Dates as Data
Last updated on 2024-09-02 | Edit this page
Overview
Questions
- What are good approaches for handling dates in spreadsheets?
Objectives
- Recognise problematic or suspicious date formats.
- Use formulas to separate dates into their component values (e.g., Year, Month, Day).
Date formats in spreadsheets
Dates in spreadsheets are often stored in a single column.
While this seems like a logical way to record dates when you are entering them, or visually reviewing data, it’s not actually a best practice for preparing data for analysis.
When working with data, your goal is to have as little ambiguity as possible. Ambiguity can creep into your data when working with dates when there are regional variations either in your observations or when you or your team might be working with different versions or suites of software products (e.g., LibreOffice, Microsoft Excel, Gnumeric).
To avoid ambiguity between regional differences in date formatting and compatibility across spreadsheet software programs, a good practice is to divide dates into components in different columns - YEAR, MONTH, and DAY.
When working with dates it’s also important to remember that functions are guaranteed to be compatible only within the same family of software products (e.g., LibreOffice, Microsoft Excel, Gnumeric). If you need to export your data and conserve the timestamps, you are better off handling dates using one of the solutions discussed below than the single column method.
One of the other reasons dates can be tricky is that most spreadsheet programs have “useful features” which can change the way dates are displayed - but not stored.
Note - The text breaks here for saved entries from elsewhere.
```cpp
size_t tmvs_fmt_forward_workspace(int nv, int l_tokens);
int tmvs_fmt_forward(const float* stage1, long view_stride, const float* pe, int pe_h, int pe_w, int nv, int height,
                     int width, const float* const* enc_w, void* workspace, size_t workspace_bytes, float* tokens,
                     void* stream);
size_t tmvs_fmt_forward_split_workspace(int nv, int l_tokens);
int tmvs_fmt_forward_split(const float* stage1, long view_stride, const float* pe, int pe_h, int pe_w, int nv,
                           int height, int width, const float* const* enc_w, void* workspace, size_t workspace_bytes,
                           float* tokens, void* stream, void* side_stream);

size_t tmvs_depth_stage_workspace(int ndepth, int height, int width, int base_ch);
int tmvs_depth_stage(const float* depth_values, int n_values, const float* prev_depth, int prev_h, int prev_w,
                     const float* feat, int n_views, int channels, int ndepth, float ratio, int full_h, int full_w,
                     int stage_scale, const float* proj, const float* pw_params, float* view_w, int vw_shift,
                     int warp_flags, const TmvsCostRegWeights* cr, void* workspace, size_t workspace_bytes, float clamp_lo,
                     float clamp_hi, float* hyp_out, float* prob_out, float* depth_out, float* depth_raw_out,
                     float* conf_out, void* stream);

#define TMVS_CONV_TRANSPOSED 1
#define TMVS_CONV_ACCUMULATE 2
int tmvs_conv3d_generic(const float* x, int batch, int cin, int d_in, int h_in, int w_in, const float* w, int cout,
                        int d_out, int h_out, int w_out, int stride, int flags, float* y, void* stream);

int tmvs_conv3d_mfma(const float* x, int batch, int cin, int d, int h, int w, const float* wpk, int cout, int stride,
                     int transposed, const float* skip, float* y, void* stream);

size_t tmvs_conv3d_wgrad_workspace(int batch, int d, int h, int w, int a_ch, int b_ch);
int tmvs_conv3d_wgrad(const float* direct, int a_ch, int batch, int pd, int ph, int pw, const float* gathered,
                      int b_ch, int gd, int gh, int gw, int stride, void* workspace, size_t workspace_bytes,
                      float* dw, void* stream);

size_t tmvs_warp_corr_backward_workspace(int n_src, int channels, int height, int width, int ndepth);
int tmvs_warp_corr_backward(const float* ref_fea, const float* src_fea, const float* proj, const float* hyp,
                            const float* dsim, int n_src, int channels, int ndepth, int height, int width, int flags,
                            void* workspace, size_t workspace_bytes, float* dref, float* dsrc, void* stream);

size_t tmvs_pixelwise_train_workspace(void);
int tmvs_pixelwise_train_forward(const float* sims, int n_views, int ndepth, int height, int width, const float* pwp,
                                 void* workspace, size_t workspace_bytes, float* stats, float* view_w, int* dstar,
                                 void* stream);
int tmvs_aggregate_train(const float* sims, const float* view_w, int n_views, int ndepth, int height, int width,
                         int vw_shift, float* sim, float* wsum, void* stream);
int tmvs_aggregate_train_backward(const float* dsim, const float* sims, const float* sim, const float* wsum,
                                  const float* view_w, int n_views, int ndepth, int height, int width, int vw_shift,
// ... 167 lines not shown
```

transmvsnet_amd/_lib.py:

```python
from __future__ import annotations

import ctypes
import os

_HERE = os.path.dirname(os.path.abspath(__file__))
LIB_PATH = os.environ.get("TMVS_LIB_PATH") or os.path.join(_HERE, "libtransmvs_hip.so")

P = ctypes.c_void_p
I = ctypes.c_int
L = ctypes.c_long
F = ctypes.c_float
S = ctypes.c_size_t
D = ctypes.c_double
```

The image below demonstrates some of the many date formatting options in Excel.
Dates stored as integers
The first thing you need to know is that Excel stores dates as numbers - see the last column in the above figure. This serial number represents the number of days from December 31, 1899. In the example, July 2, 2014 is stored as the serial number 41822.
Using functions we can add days, months or years to a given date. Say you had a research plan where you needed to conduct interviews with a set of informants every ninety days for a year.
In our example above, in a new cell you can type:
=B2+90
And it would return
30-Sep
because it understands the date as a number 41822
, and
41822 + 90 = 41912
which Excel interprets as the 30th day
of September, 2014. In most cases, it retains the format of the cell
that is being operated upon. Month and year rollovers are internally
tracked and applied.
Regional date formatting
When you enter a date into a spreadsheet it looks like a date although the spreadsheet program may display different text from what you input. It does this to be ‘helpful’ but it often is not.
For example if you enter ‘7/12/88’ into your Excel spreadsheet it may display as ‘07/12/1988’ (depending on your version of Excel). These are different ways of formatting the same date.
Different countries also write dates differently. If you are in the UK, for example, you will interpret the date above as the 7th day of December, however a researcher from the US will interpret the same entry as the 12th day of July. This regional variation is handled automatically by your spreadsheet program so that when you are typing in dates they appear as you would expect. If you try to type in a US format date into a UK version of Excel, it may or may not be treated as a date.
This regional variation is one good reason to treat dates, not as a single data point, but as three distinct pieces of data (year, month, and day). Separating dates into their component parts will avoid this confusion, while also giving the added benefit of allowing you to compare, for example data collected in January of multiple years with data collected in February of multiple years.
Separating dates into components
Download and open the SAFI_dates.xlsx file. This file contains a subset of the data from the SAFI interviews, including the dates on which the interviews were conducted.
Choose the tab of the spreadsheet that corresponds to the way you
format dates in your location (either day first DD_MM_YEAR
,
or month first MM_DD_YEAR
).
Extract the components of the date to new columns. For this we can use the built-in Excel functions:
=YEAR()
=MONTH()
=DAY()
Apply each of these formulas to its entire column. Make sure the new column is formatted as a number and not as a date.
We now have each component of our date isolated in its own column. This will allow us to group our data with respect to year, month, or day of month for our analyses and will also prevent problems when passing data between different versions of spreadsheet software (as for example when sharing data with collaborators in different countries).
Note that this solution shows the dates in MM_DD_YEAR
format.
Default year
Using the same spreadsheet you used for the previous exercise, add
another data point in the interview_date
column by typing
either 11/17
(if your location uses MM/DD
formatting) or 17/11
(if your location uses
DD/MM
formatting). The Year
,
Month
, and Day
columns should populate for
this new data point. What year is shown in the Year
column?
If no year is specified, the spreadsheet program will assume you mean the current year and will insert that value. This may be incorrect if you are working with historical data so be very cautious when working with data that does not have a year specified within its date variable.
Historical data
Excel is unable to parse dates from before 1899-12-31, and will thus leave these untouched. If you’re mixing historic data from before and after this date, Excel will translate only the post-1900 dates into its internal format, thus resulting in mixed data. If you’re working with historic data, be extremely careful with your dates!
Key Points
- Use extreme caution when working with date data.
- Splitting dates into their component values can make them easier to handle.